Two practical implications. First — committed offsets survive broker restarts and coordinator migration: they are physically on disk, like regular messages. Second — __consumer_offsets is itself an ordinary topic; you can describe it with kafka-topics.sh --describe, check its size, see which broker is currently the coordinator. Consumer groups are not magic — they are built on top of Kafka's ordinary mechanism.

kafka-consumer-groups.sh --describe --group <name> (or make group-describe-auto in this lesson) reads exactly these committed offsets and compares them against the current LEO — that is how lag is derived. Lag = LEO − committed. Large lag = the group is falling behind. And now you can see where it comes from: two numbers, one from the group commit, the other from the partition log.

What to pick in a real project

Short answer: default auto-commit — only in demos, tests, and one-shot utilities. Use manual commit for production code.
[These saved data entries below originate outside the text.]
__device__ __forceinline__ uint32_t sh_ld_u8(uint32_t a) { uint32_t v; asm volatile("ld.shared.u8 %0, [%1];" : "=r"(v) : "r"(a)); return v; }
__device__ __forceinline__ void sh_st_u8(uint32_t a, uint32_t v) { asm volatile("st.shared.u8 [%0], %1;" :: "r"(a), "r"(v) : "memory"); }
__device__ __forceinline__ uint32_t sh_ld_u32v(uint32_t a) { uint32_t v; asm volatile("ld.shared.u32 %0, [%1];" : "=r"(v) : "r"(a)); return v; }
__device__ __forceinline__ void sh_st_u32v(uint32_t a, uint32_t v) { asm volatile("st.shared.u32 [%0], %1;" :: "r"(a), "r"(v) : "memory"); }
__device__ __forceinline__ uint4 sh_ld_v4(uint32_t a) {
    uint4 v; asm volatile("ld.shared.v4.u32 {%0,%1,%2,%3}, [%4];" : "=r"(v.x), "=r"(v.y), "=r"(v.z), "=r"(v.w) : "r"(a)); return v;
}
__device__ __forceinline__ uint32_t sh_atom_add_u32(uint32_t a, uint32_t v) {
    uint32_t o; asm volatile("atom.shared.add.u32 %0, [%1], %2;" : "=r"(o) : "r"(a), "r"(v) : "memory"); return o;
}
__device__ __forceinline__ int sh_atom_add_s32(uint32_t a, int v) {
    int o; asm volatile("atom.shared.add.s32 %0, [%1], %2;" : "=r"(o) : "r"(a), "r"(v) : "memory"); return o;
}
template <typename R> __device__ __forceinline__ R sh_ld_real(uint32_t a);
template <> __device__ __forceinline__ double sh_ld_real<double>(uint32_t a) { double v; asm("ld.shared.f64 %0, [%1];" : "=d"(v) : "r"(a)); return v; }
template <> __device__ __forceinline__ float sh_ld_real<float>(uint32_t a) { float v; asm("ld.shared.f32 %0, [%1];" : "=f"(v) : "r"(a)); return v; }

__device__ __forceinline__ int opaque_zero(double y) { int z; asm("and.b32 %0, %1, 0;" : "=r"(z) : "r"(__double2loint(y))); return z; }
__device__ __forceinline__ int opaque_zero(float y) { int z; asm("and.b32 %0, %1, 0;" : "=r"(z) : "r"(__float_as_int(y))); return z; }

__device__ __forceinline__ void mbar_init(uint32_t mbar, uint32_t count) {
    asm volatile("mbarrier.init.shared::cta.b64 [%0], %1;" :: "r"(mbar), "r"(count) : "memory");
}
__device__ __forceinline__ void mbar_expect_tx(uint32_t mbar, uint32_t bytes) {
    asm volatile("mbarrier.arrive.expect_tx.shared::cta.b64 _, [%0], %1;" :: "r"(mbar), "r"(bytes) : "memory");
}
__device__ __forceinline__ void mbar_wait(uint32_t mbar, uint32_t phase) {
    uint32_t ok;
    do {
        asm volatile("{\n\t.reg .pred p;\n\tmbarrier.try_wait.parity.shared::cta.b64 p, [%1], %2;\n\tselp.u32 %0, 1, 0, p;\n\t}"
                     : "=r"(ok) : "r"(mbar), "r"(phase) : "memory");
    } while (!ok);
}
__device__ __forceinline__ void bulk_g2s(uint32_t dst, const void* src, uint32_t bytes, uint32_t mbar) {
    asm volatile("cp.async.bulk.shared::cluster.global.mbarrier::complete_tx::bytes [%0], [%1], %2, [%3];"
                 :: "r"(dst), "l"(__cvta_generic_to_global(src)), "r"(bytes), "r"(mbar) : "memory");
}
__device__ __forceinline__ void bulk_red_add_s32(void* dst, uint32_t src, uint32_t bytes) {
    asm volatile("cp.reduce.async.bulk.global.shared::cta.bulk_group.add.s32 [%0], [%1], %2;"
                 :: "l"(__cvta_generic_to_global(dst)), "r"(src), "r"(bytes) : "memory");
}
__device__ __forceinline__ void bulk_commit_wait_all() {
    asm volatile("cp.async.bulk.commit_group;" ::: "memory");
    asm volatile("cp.async.bulk.wait_group 0;" ::: "memory");
}

__device__ __forceinline__ uint32_t cluster_ctarank() { uint32_t r; asm volatile("mov.u32 %0, %%cluster_ctarank;" : "=r"(r)); return r; }
__device__ __forceinline__ uint32_t cluster_map(uint32_t saddr, uint32_t rank) {
    uint32_t a; asm volatile("mapa.shared::cluster.u32 %0, %1, %2;" : "=r"(a) : "r"(saddr), "r"(rank)); return a;
}
__device__ __forceinline__ int cl_ld(uint32_t a) { int v; asm volatile("ld.shared::cluster.s32 %0, [%1];" : "=r"(v) : "r"(a)); return v; }
__device__ __forceinline__ void cl_red(uint32_t a, int v) { asm volatile("red.shared::cluster.add.s32 [%0], %1;" :: "r"(a), "r"(v) : "memory"); }
__device__ __forceinline__ void cluster_sync_all() {
    asm volatile("barrier.cluster.arrive.release.aligned;\n\tbarrier.cluster.wait.acquire.aligned;" ::: "memory");
}

__device__ __forceinline__ int gl_ld(uint64_t base, uint32_t off, uint32_t on) {
    int v;
    asm("{\n\t.reg .u64 a;\n\t.reg .pred p;\n\tsetp.ne.u32 p, %3, 0;\n\tcvt.u64.u32 a, %2;\n\tadd.u64 a, a, %1;\n\tmov.s32 %0, 0;\n\t@p ld.global.cg.s32 %0, [a];\n\t}"
        : "=r"(v) : "l"(base), "r"(off), "r"(on));
    return v;
}
__device__ __forceinline__ void gl_red(uint64_t base, uint32_t off, int v) {
    asm volatile("{\n\t.reg .u64 a;\n\tcvt.u64.u32 a, %1;\n\tadd.u64 a, a, %0;\n\tred.global.add.s32 [a], %2;\n\t}" :: "l"(base), "r"(off), "r"(v) : "memory");
}
__device__ __forceinline__ int gl_atom(uint64_t base, uint32_t off, int v) {
    int o; asm volatile("{\n\t.reg .u64 a;\n\tcvt.u64.u32 a, %2;\n\tadd.u64 a, a, %1;\n\tatom.global.add.s32 %0, [a], %3;\n\t}" : "=r"(o) : "l"(base), "r"(off), "r"(v) : "memory"); return o;
}

#ifdef BISBM_ROUND_CLOCKS
__device__ unsigned long long g_round_clocks[8];
#define RC_DECL() long long rc[5] = {0, 0, 0, 0, 0}, rc_t = 0, rc_v0 = 0, rc_pass_max = 0; unsigned long long rc_n = 0, rc_rounds = 0
#define RC_START() (rc_t = clock64())
#define RC_MARK(ph) do { const long long t_ = clock64(); rc[ph] += t_ - rc_t; rc_t = t_; } while (0)
#define RC_VSTART() (rc_v0 = rc[0], ++rc_rounds)
#define RC_PASS() do { RC_MARK(0); rc_pass_max = max(rc_pass_max, rc[0] - rc_v0); ++rc_n; } while (0)
#define RC_ROUND() (++rc_rounds)
#define RC_PUBLISH(on) do { if (on) {                                                                                  \
        for (int k_ = 0; k_ < 5; ++k_) atomicAdd(&g_round_clocks[k_], (unsigned long long)rc[k_]);                    \
        atomicAdd(&g_round_clocks[5], rc_n); atomicMax(&g_round_clocks[6], (unsigned long long)rc_pass_max);          \
        atomicAdd(&g_round_clocks[7], rc_rounds); } } while (0)
#else
#define RC_DECL() do {} while (0)
#define RC_START() ((void)0)
#define RC_MARK(ph) ((void)0)
#define RC_VSTART() ((void)0)
#define RC_PASS() ((void)0)
#define RC_ROUND() ((void)0)
#define RC_PUBLISH(on) ((void)0)
#endif

__device__ __noinline__ static double slow2_block_degree_delta(int e_r, int e_s, int d) { return block_degree_delta(e_r, e_s, d); }
__device__ __noinline__ static double slow2_logq_delta(const Tables tb, int e, int n, int de, int dn) {
    return log_q_tab(tb, e + de, n + dn) - log_q_tab(tb, e, n);
}
__device__ __noinline__ static double slow2_prior_delta(double E, double n_own, double k_own, double k_opp, int dk) {
    auto lbin = [](double N, double k) -> double {
        if (N == 0.0 || k == 0.0 || k > N) return 0.0;
        return lgamma(N + 1.0) - lgamma(k + 1.0) - lgamma(N - k + 1.0);
    };
    const double k2 = k_own + (double)dk;
    return (lbin(k2 * k_opp + E - 1.0, E) + lbin(n_own - 1.0, k2 - 1.0)) - (lbin(k_own * k_opp + E - 1.0, E) + lbin(n_own - 1.0, k_own - 1.0));
}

Sync-commit on every batch — the default choice when processing runs in even moderately sized chunks (tens to hundreds of records). Commit latency adds milliseconds, and that is a normal cost. The duplicate window is one batch.

AutoCommitMarks + mark on each record + explicit flush between batches — the choice when every extra sync-commit shows up in throughput (small batches, very high rate, or business logic is fast and any loop blocking is expensive). The duplicate window is AutoCommitInterval — tune it explicitly to match your risk profile.

If you need zero duplicates — a commit strategy alone won't get you there. That calls for exactly-once via transactions (Transactions and EOS) or an idempotent handler (Processing guarantees — the next lesson). A bare offset commit on the consumer side never gives exactly-once, no matter how you configure it.

What to try hands-on

run make run-auto CRASH=15 without waiting for the 2-second auto-commit — then make run-auto CRASH=0, see duplicates in processed-auto.log;
increase WORK_DELAY=400ms and CRASH=20 — processing will stretch to 8 seconds, auto-commit will fire; the second run will show that some offsets are lost (loss = total < SEED_MESSAGES);
run the same experiment on run-sync and run-async — on sync the duplicates are exactly one batch in size; on async — the size of the commit window;
check make group-describe-auto after each run: see the committed offset per partition;
delete the group's committed offset (make group-delete-auto) and run again — the group starts from earliest and the entire topic is re-read, just like the first run.

This lesson covered the mechanics of commits. The next one (Processing guarantees) covers why a commit strategy alone can't give you exactly-once, and why the handler needs idempotency plus a dedup table. There — Postgres, INSERT ... ON CONFLICT DO NOTHING, and kill -9 in the middle of processing no longer produces duplicates in the database — because the handler is protected, not the consumer.